The Compensation and Management Development Committee approved Goals and weights for the Annual Incentive Plan (AIP) during their February 2003 meeting.

 

Following are the specific goals and weights for the calendar year are:

 

Performance Goals


  ICP
Weighting


    PAP & IMAP
Weighting


 

Corporation WEV1 Improvement

  50 %   30 %

Sector WEV1 (President specific or sales weighted)

  10 %   30 %

Supplemental Goals

  20 %   20 %

Corporation Net Debt Reduction

  20 %   20 %

 

Each year after taking into account the recommendations of the CEO, the Committee establishes both a stated minimum threshold and target level of WEV performance together with a maximum performance level for each goal.
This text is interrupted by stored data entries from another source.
static int g_split_override = 0;
static thread_local int t_split_call = 0;
static int split_parts() {
    const int v = option(OPT_SPLIT_PARTS) == 3 ? 3 : 2;
    return t_split_call > 1 ? t_split_call : (g_split_override ? g_split_override : v);
}

template <int NP, int... More, class F> static void with_parts(int parts, F &&f) {
    if constexpr (sizeof...(More) == 0) f(std::integral_constant<int, NP>());
    else if (parts == NP) f(std::integral_constant<int, NP>());
    else with_parts<More...>(parts, f);
}

static int g3_set_attributes() {
    static DeviceOnce attr;
    if (attr.first()) {
        SURS_HIP_CHECK(hipFuncSetAttribute((const void *)gemm_x3g_kernel<8, 256, G3_SPLIT, 2>, hipFuncAttributeMaxDynamicSharedMemorySize, g3_lds_bytes(256, 2)));
        SURS_HIP_CHECK(hipFuncSetAttribute((const void *)gemm_x3g_kernel<8, 256, G3_F32, 2>, hipFuncAttributeMaxDynamicSharedMemorySize, g3_lds_bytes(256, 2)));
        SURS_HIP_CHECK(hipFuncSetAttribute((const void *)gemm_x3g_kernel<8, 128, G3_F32, 2>, hipFuncAttributeMaxDynamicSharedMemorySize, g3_lds_bytes(128, 2)));
        SURS_HIP_CHECK(hipFuncSetAttribute((const void *)gemm_x3g_kernel<8, 128, G3_F32_T, 2>, hipFuncAttributeMaxDynamicSharedMemorySize, g3_lds_bytes(128, 2)));
        SURS_HIP_CHECK(hipFuncSetAttribute((const void *)gemm_x3g_kernel<8, 256, G3_SPLIT>, hipFuncAttributeMaxDynamicSharedMemorySize, g3_lds_bytes(256)));
        SURS_HIP_CHECK(hipFuncSetAttribute((const void *)gemm_x3g_kernel<8, 256, G3_F32>, hipFuncAttributeMaxDynamicSharedMemorySize, g3_lds_bytes(256)));
        SURS_HIP_CHECK(hipFuncSetAttribute((const void *)gemm_x3g_kernel<8, 128, G3_F32>, hipFuncAttributeMaxDynamicSharedMemorySize, g3_lds_bytes(128)));
        SURS_HIP_CHECK(hipFuncSetAttribute((const void *)gemm_x3g_kernel<8, 128, G3_F32_T>, hipFuncAttributeMaxDynamicSharedMemorySize, g3_lds_bytes(128)));
        SURS_HIP_CHECK(hipFuncSetAttribute((const void *)gemm_x3g_kernel<8, 256, G3_F32_T, 2>, hipFuncAttributeMaxDynamicSharedMemorySize, g3_lds_bytes(256, 2)));
        SURS_HIP_CHECK(hipFuncSetAttribute((const void *)gemm_x3g_kernel<8, 256, G3_F32_T>, hipFuncAttributeMaxDynamicSharedMemorySize, g3_lds_bytes(256)));
        SURS_HIP_CHECK(hipFuncSetAttribute((const void *)gemm_x3g_kernel<8, 256, G3_F32_T, 1>, hipFuncAttributeMaxDynamicSharedMemorySize, g3_lds_bytes(256, 1)));
        SURS_HIP_CHECK(hipFuncSetAttribute((const void *)gemm_x3g_kernel<8, 256, G3_SPLIT, 1>, hipFuncAttributeMaxDynamicSharedMemorySize, g3_lds_bytes(256, 1)));
        SURS_HIP_CHECK(hipFuncSetAttribute((const void *)gemm_x3g_kernel<8, 256, G3_F32, 1>, hipFuncAttributeMaxDynamicSharedMemorySize, g3_lds_bytes(256, 1)));
        SURS_HIP_CHECK(hipFuncSetAttribute((const void *)gemm_x3g_kernel<8, 128, G3_F32, 1>, hipFuncAttributeMaxDynamicSharedMemorySize, g3_lds_bytes(128, 1)));
    }
    return 0;
}

static int launch_layer(hipStream_t st, int parts, int out, const void *W, int M, SplitSeg s1, SplitSeg s2, long long np, long long n,
                        const float *bias, float *Y, unsigned short *Ys) {
    SURS_REQUIRE(parts >= 1 && parts <= 3, "layer kernel: 1, 2 or 3 operand parts");
    SURS_REQUIRE(np % 256 == 0 && n % 256 == 0 && n <= np, "the layer kernel needs 256-point tiles");
    SURS_REQUIRE(M % 256 == 0 || (out != G3_SPLIT && M % 128 == 0), "layer kernel rows: a multiple of 256 (of 128 for an fp32 output)");
    SURS_REQUIRE(M % 256 == 0 || out != G3_F32_T || parts > 1, "no one-part layer kernel for a transposed output of 128-row tiles");
    int rc = g3_set_attributes();
    if (rc) return rc;
    const int K = 16 * (s1.ktiles + s2.ktiles), nb = (int)(n / 256);
    const long long ldy = out == G3_F32_T ? M : np;
    with_parts<1, 2, 3>(parts, [&](auto NP) {
        auto go = [&](auto BM, auto OUT) {
            hipLaunchKernelGGL((gemm_x3g_kernel<8, BM, OUT, NP>), dim3(gemm_grid(M / BM, nb)), dim3(512), g3_lds_bytes(BM, NP), st,
                               (const unsigned short *)W, M, K, s1, s2, np, bias, Y, ldy, Ys, (long long)M * np, nb);
        };
        using C256 = std::integral_constant<int, 256>;
        using C128 = std::integral_constant<int, 128>;
        if (out == G3_SPLIT) go(C256(), std::integral_constant<int, G3_SPLIT>());
        else if (out == G3_F32) {
            if (M % 256 == 0) go(C256(), std::integral_constant<int, G3_F32>());
            else go(C128(), std::integral_constant<int, G3_F32>());
        } else if (M % 256 == 0) go(C256(), std::integral_constant<int, G3_F32_T>());
        else if constexpr (NP > 1) go(C128(), std::integral_constant<int, G3_F32_T>());
    });
    SURS_LAUNCH_CHECK();
    return 0;
}

static int run_points_fp32(hipStream_t st, const PointSource &src, long long n, const float *feat_lr, int hl, int wl,
                           const float *feat_hr, int hh, int wh, const char *blob, const MlpBlobHeader &h,
                           const Fp32Workspace &w, float *pred_hr, float *pred_lr, float *logit_hr, float *logit_lr,
                           int parts = 0, const float *p_lr_in = nullptr, bool lr_only = false) {
    const long long np = w.np;
    if (parts == 0) parts = t_split_call == 1 ? 1 : split_parts();
    const long long fs_part = (long long)C0PAD * np;
    with_parts<1, 2, 3>(parts, [&](auto NP) {
        hipLaunchKernelGGL(gather_kernel<NP>, dim3((unsigned)ceil_div(n, 64)), dim3(256), 0, st, src, n, feat_lr, hl, wl, feat_hr,
                           hh, wh, w.F, np, w.mask, (float *)nullptr, w.Fs, fs_part);
    });
    SURS_LAUNCH_CHECK();
    if (p_lr_in) {
        with_parts<1, 2, 3>(parts, [&](auto NP) {
            hipLaunchKernelGGL(patch_plr_kernel<NP>, dim3((unsigned)ceil_div(n, 256)), dim3(256), 0, st, p_lr_in, np, n,
                               w.F + (size_t)(C_G + 1) * np, w.Fs, fs_part);
        });
        SURS_LAUNCH_CHECK();
    }
    const SplitSeg none = {nullptr, 0, 0}, f = {w.Fs, fs_part, C0PAD / 16}, y0 = {w.Y0s, (long long)D1 * np, D1 / 16},
                   y1 = {w.Y1s, (long long)D2 * np, D2 / 16}, y2 = {w.Y2s, (long long)D3 * np, D3 / 16};
    for (int m = p_lr_in ? 1 : 0; m < (lr_only ? 1 : 2); ++m) {
        auto W = [&](int l) { return (const void *)(blob + (parts <= 2 ? h.wt2[m][l] : h.wt3[m][l])); };
        auto BI = [&](int l) { return (const float *)(blob + h.bias[m][l]); };
        int rc;
        if ((rc = launch_layer(st, parts, G3_SPLIT, W(0), D1, f, none, np, np, BI(0), nullptr, w.Y0s))) return rc;
        if ((rc = launch_layer(st, parts, G3_SPLIT, W(1), D2, y0, none, np, np, BI(1), nullptr, w.Y1s))) return rc;
        if ((rc = launch_layer(st, parts, G3_SPLIT, W(2), D3, y1, f, np, np, BI(2), nullptr, w.Y2s))) return rc;
        if ((rc = launch_layer(st, parts, G3_F32, W(3), D4, y2, f, np, np, BI(3), w.Y3, nullptr))) return rc;
        with_parts<1, 2, 3>(parts, [&](auto NP) {
            hipLaunchKernelGGL(mlp_last_kernel<NP>, dim3((unsigned)ceil_div(n, 256)), dim3(256), 0, st,
                               (const float *)(blob + h.w4[m]), w.Y3, w.F, np, n, w.mask, m == 0 ? pred_lr : pred_hr,
                               m == 0 ? logit_lr : logit_hr, m == 0 ? w.F + (size_t)(C_G + 1) * np : (float *)nullptr,
                               m == 0 ? w.Fs : (unsigned short *)nullptr, fs_part);
        });
        SURS_LAUNCH_CHECK();
    }
    return 0;
}

template <int DT> struct HalfT;
template <> struct HalfT<SURS_BF16> {
    typedef __bf16 elem;
    typedef __bf16 vec8 __attribute__((ext_vector_type(8)));
    typedef __bf16 vec2 __attribute__((ext_vector_type(2)));
    static __device__ __forceinline__ f32x16 mfma(vec8 a, vec8 b, f32x16 c) {
        return __builtin_amdgcn_mfma_f32_32x32x16_bf16(a, b, c, 0, 0, 0);
    }
// ... 421 lines not shown
    for (auto &e : g_prof.ev) SURS_HIP_CHECK(hipEventSynchronize(e.second));
    unsigned long long v = 0;
    for (auto &k : g_prof.kstat) {
        unsigned long long one = 0;
        SURS_HIP_CHECK(hipMemcpy(&one, k.second, sizeof(one), hipMemcpyDeviceToHost));
        v += one;
    }
    if (tile_mlps) *tile_mlps = g_prof.tiles;
    if (ksteps) *ksteps = (double)v;
    return 0;
}

static const long long GRID_BATCH = 65536;
#ifndef SURS_COL_BATCH
#define SURS_COL_BATCH 32768
#endif
static const long long COL_BATCH = SURS_COL_BATCH;

static size_t col_base_bytes(long long ncb) {
    return (size_t)ncb * (C0PAD + CC_PAD + 1) * sizeof(float) + (size_t)ncb * C0PAD * 6 + 4096;
}
static size_t col_v7_image_bytes(long long ncb) { return (size_t)ncb * 5 * D1 * 6; }
static size_t col_v7_bytes(long long ncb) { return col_v7_image_bytes(ncb) + (size_t)ncb * 5 * D2 * 4 + D2 * 4 + 256; }
static size_t col_ws_bytes(long long ncb) { return col_base_bytes(ncb) + col_v7_bytes(ncb); }

extern "C" size_t surs_query_grid_workspace_bytes(int ry, int rz, int dtype) {
    (void)ry; (void)rz;
    const size_t col = col_ws_bytes(COL_BATCH);
    if (dtype == SURS_F32 || dtype == SURS_F32_GEMM) {
        const size_t gen = fp32_ws_bytes(GRID_BATCH);
        return gen > col ? gen : col;
    }
    return col;
}

static bool grid_f32_use_columns() { return option(OPT_GRID_F32_COLUMNS) != 0; }

static int grid_set_attributes() {
    static DeviceOnce attr;
    if (!attr.first()) return 0;
    SURS_HIP_CHECK(hipFuncSetAttribute((const void *)grid_mlp_kernel_v3<SURS_BF16>, hipFuncAttributeMaxDynamicSharedMemorySize, GRID3_LDS_BYTES));
    SURS_HIP_CHECK(hipFuncSetAttribute((const void *)grid_mlp_kernel_v3<SURS_F16>, hipFuncAttributeMaxDynamicSharedMemorySize, GRID3_LDS_BYTES));
    SURS_HIP_CHECK(hipFuncSetAttribute((const void *)grid_mlp_kernel_v5, hipFuncAttributeMaxDynamicSharedMemorySize, GRID5_LDS_BYTES));
    SURS_HIP_CHECK(hipFuncSetAttribute((const void *)grid_mlp_kernel_v11, hipFuncAttributeMaxDynamicSharedMemorySize, GRID11_LDS_BYTES));
    SURS_HIP_CHECK(hipFuncSetAttribute((const void *)grid_mlp_kernel_v10<SURS_BF16>, hipFuncAttributeMaxDynamicSharedMemorySize, GRID10_LDS_BYTES));
    SURS_HIP_CHECK(hipFuncSetAttribute((const void *)grid_mlp_kernel_v10<SURS_F16>, hipFuncAttributeMaxDynamicSharedMemorySize, GRID10_LDS_BYTES));
    SURS_HIP_CHECK(hipFuncSetAttribute((const void *)grid_mlp_kernel_v12<SURS_BF16>, hipFuncAttributeMaxDynamicSharedMemorySize, GRID12_LDS_BYTES));
    SURS_HIP_CHECK(hipFuncSetAttribute((const void *)grid_mlp_kernel_v12<SURS_F16>, hipFuncAttributeMaxDynamicSharedMemorySize, GRID12_LDS_BYTES));
    return 0;
}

For performance below threshold, no award for WEV improvement is earned.


1 Warranted Equity Value (“WEV”) is a formulaic estimate of shareholder return for a given period based upon predicted annual cash flows derived by a mathematical relationship among several financial variables, including net income after tax, cost of capital, debt, and assets employed. Ordinarily, before credit for performance is earned for WEV improvement, the corporation must first earn its cost of capital; notwithstanding this, the Committee, at its sole discretion, may establish a lower threshold for a specific performance period.